● **Task to complete**
Everything from the first line of the records below through the line containing "#define BT_DECL unsigned" is to be retyped exactly; leave out the rest.

● **Dataset**
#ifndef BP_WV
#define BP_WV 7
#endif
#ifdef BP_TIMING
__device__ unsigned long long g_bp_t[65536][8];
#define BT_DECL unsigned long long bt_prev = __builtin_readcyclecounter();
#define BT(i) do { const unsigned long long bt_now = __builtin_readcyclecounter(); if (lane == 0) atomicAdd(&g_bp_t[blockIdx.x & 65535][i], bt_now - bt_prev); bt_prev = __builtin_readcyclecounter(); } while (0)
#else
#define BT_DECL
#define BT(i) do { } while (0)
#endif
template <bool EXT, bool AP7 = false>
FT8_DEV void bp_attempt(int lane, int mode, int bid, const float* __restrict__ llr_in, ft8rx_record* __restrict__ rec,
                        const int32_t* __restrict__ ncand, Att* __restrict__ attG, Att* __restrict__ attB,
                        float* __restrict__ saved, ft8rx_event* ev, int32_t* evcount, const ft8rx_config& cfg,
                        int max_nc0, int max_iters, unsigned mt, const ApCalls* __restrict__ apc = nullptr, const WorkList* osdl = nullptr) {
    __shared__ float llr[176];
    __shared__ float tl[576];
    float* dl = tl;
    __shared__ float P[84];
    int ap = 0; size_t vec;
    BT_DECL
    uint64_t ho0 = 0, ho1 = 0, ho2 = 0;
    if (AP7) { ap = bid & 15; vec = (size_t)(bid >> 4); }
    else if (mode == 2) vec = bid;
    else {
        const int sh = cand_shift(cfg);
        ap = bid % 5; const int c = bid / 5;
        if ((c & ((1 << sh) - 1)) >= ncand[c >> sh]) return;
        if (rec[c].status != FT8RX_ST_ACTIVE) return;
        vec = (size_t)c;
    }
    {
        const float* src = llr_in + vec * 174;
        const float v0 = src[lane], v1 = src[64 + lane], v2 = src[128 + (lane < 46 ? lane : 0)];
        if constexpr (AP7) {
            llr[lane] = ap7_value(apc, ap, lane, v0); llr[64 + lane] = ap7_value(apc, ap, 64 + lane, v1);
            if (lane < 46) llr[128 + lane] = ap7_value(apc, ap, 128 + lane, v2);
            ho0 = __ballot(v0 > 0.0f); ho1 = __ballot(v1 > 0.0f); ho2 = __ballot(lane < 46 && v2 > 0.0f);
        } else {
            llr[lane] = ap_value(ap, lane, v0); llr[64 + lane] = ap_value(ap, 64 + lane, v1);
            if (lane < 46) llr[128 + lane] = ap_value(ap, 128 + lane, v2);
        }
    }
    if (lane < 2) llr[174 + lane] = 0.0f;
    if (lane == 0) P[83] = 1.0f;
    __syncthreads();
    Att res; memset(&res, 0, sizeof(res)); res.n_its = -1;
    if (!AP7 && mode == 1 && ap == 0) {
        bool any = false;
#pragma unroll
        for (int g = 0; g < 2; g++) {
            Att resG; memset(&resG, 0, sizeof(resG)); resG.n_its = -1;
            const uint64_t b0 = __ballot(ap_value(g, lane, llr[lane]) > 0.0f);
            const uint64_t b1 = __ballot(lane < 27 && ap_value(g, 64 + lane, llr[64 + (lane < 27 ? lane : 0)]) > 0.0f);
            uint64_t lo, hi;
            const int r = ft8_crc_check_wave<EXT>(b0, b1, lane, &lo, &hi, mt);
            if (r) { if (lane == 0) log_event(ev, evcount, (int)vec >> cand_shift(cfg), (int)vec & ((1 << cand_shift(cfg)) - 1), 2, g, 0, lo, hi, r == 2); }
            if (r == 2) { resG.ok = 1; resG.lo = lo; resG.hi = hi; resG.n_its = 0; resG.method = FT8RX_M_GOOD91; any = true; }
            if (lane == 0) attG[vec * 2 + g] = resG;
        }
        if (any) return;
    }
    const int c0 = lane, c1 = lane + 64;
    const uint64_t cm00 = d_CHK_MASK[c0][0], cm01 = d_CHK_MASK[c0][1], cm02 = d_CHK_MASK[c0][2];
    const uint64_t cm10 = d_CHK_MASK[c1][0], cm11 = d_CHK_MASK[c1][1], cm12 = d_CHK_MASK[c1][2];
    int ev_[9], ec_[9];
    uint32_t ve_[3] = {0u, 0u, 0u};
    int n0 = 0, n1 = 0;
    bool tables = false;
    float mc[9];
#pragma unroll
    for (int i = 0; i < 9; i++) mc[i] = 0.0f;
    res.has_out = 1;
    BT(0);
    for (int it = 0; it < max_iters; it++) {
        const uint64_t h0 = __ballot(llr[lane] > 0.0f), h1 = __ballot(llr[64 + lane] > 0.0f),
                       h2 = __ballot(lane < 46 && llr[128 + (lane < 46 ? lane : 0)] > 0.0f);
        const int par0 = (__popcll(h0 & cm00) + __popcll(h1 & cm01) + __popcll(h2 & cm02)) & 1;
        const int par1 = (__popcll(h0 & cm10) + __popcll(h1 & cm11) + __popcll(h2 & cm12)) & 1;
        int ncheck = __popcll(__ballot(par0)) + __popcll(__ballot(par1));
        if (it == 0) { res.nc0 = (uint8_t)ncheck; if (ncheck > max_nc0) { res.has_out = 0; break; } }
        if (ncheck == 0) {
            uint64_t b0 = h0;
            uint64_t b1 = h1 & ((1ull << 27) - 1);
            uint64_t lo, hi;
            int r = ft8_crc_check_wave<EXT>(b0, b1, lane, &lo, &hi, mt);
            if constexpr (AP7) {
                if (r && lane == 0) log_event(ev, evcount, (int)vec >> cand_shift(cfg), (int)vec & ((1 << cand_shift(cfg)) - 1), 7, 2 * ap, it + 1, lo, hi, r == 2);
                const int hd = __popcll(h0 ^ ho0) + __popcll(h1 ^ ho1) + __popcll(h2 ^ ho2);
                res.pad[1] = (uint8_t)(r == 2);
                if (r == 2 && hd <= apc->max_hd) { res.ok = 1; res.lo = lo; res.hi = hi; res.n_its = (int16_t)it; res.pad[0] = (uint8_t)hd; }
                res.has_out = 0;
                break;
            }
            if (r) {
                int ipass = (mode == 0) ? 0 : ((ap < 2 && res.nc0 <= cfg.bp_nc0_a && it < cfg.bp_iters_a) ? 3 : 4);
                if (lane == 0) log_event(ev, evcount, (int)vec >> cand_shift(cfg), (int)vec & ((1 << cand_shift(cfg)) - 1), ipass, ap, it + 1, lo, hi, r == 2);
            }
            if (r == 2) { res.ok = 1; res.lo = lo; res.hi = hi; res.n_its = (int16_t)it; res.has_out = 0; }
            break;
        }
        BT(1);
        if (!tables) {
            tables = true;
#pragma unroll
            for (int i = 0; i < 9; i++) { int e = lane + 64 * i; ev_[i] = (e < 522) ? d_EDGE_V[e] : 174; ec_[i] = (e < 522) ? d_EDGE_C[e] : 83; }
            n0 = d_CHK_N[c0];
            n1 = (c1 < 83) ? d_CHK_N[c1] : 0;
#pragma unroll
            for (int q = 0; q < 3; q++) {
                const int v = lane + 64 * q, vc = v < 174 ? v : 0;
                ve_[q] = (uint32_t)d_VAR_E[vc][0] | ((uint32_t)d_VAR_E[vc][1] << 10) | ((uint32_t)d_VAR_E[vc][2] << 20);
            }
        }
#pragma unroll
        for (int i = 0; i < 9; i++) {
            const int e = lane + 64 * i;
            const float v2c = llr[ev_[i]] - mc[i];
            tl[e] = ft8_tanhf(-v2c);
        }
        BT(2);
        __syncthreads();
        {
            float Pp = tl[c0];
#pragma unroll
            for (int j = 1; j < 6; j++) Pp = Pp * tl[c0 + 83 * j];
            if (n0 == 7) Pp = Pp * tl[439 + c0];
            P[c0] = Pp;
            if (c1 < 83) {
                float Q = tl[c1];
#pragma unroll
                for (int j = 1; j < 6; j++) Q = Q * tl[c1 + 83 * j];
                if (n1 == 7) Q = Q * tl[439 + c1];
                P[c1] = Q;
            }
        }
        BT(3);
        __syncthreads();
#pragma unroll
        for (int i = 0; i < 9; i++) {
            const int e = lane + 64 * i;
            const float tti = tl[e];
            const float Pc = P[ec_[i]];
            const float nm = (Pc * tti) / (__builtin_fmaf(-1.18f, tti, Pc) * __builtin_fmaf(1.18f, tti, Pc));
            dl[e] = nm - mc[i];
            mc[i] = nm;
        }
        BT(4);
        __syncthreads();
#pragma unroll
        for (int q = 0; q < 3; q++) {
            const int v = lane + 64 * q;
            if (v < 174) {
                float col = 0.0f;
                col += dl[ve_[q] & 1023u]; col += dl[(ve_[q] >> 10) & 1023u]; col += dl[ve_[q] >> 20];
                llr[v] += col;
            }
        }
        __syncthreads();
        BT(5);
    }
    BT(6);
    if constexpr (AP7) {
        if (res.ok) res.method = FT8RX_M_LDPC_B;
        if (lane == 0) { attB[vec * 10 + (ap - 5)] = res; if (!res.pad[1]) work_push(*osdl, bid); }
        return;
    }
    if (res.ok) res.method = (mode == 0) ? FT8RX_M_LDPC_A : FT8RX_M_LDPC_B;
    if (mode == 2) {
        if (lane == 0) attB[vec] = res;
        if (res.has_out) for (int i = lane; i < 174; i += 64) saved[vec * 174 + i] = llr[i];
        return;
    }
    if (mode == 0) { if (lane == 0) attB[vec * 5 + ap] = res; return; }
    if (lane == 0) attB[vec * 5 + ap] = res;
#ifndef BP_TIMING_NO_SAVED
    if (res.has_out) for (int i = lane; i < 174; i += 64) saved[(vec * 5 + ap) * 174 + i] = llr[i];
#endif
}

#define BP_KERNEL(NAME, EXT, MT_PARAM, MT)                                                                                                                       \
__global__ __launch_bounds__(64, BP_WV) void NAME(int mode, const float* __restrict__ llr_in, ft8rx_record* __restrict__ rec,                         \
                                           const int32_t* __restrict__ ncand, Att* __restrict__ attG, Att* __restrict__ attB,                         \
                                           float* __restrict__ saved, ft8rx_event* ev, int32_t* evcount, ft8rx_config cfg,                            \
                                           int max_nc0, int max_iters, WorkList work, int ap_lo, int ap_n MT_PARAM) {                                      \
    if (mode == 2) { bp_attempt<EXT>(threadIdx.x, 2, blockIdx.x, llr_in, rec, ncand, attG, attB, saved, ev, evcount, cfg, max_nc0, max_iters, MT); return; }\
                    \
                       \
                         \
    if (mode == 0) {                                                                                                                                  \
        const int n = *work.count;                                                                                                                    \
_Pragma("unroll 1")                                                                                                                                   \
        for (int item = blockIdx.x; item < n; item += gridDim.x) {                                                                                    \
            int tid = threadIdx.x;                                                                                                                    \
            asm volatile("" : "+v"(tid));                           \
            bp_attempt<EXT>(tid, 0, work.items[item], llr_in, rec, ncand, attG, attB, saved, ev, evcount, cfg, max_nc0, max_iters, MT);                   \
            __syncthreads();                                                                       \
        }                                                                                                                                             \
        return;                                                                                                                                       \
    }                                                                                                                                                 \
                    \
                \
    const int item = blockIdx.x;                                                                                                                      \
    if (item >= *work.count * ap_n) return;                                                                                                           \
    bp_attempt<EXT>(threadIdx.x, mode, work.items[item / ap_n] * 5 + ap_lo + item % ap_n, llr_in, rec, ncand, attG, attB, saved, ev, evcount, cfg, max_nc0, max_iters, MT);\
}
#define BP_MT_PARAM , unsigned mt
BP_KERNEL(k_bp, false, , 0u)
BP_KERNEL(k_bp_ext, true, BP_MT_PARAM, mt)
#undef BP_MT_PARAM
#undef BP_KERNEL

● **Solution to this task**
#ifndef BP_WV
#define BP_WV 7
#endif
#ifdef BP_TIMING
__device__ unsigned long long g_bp_t[65536][8];
#define BT_DECL unsigned long long bt_prev = __builtin_readcyclecounter();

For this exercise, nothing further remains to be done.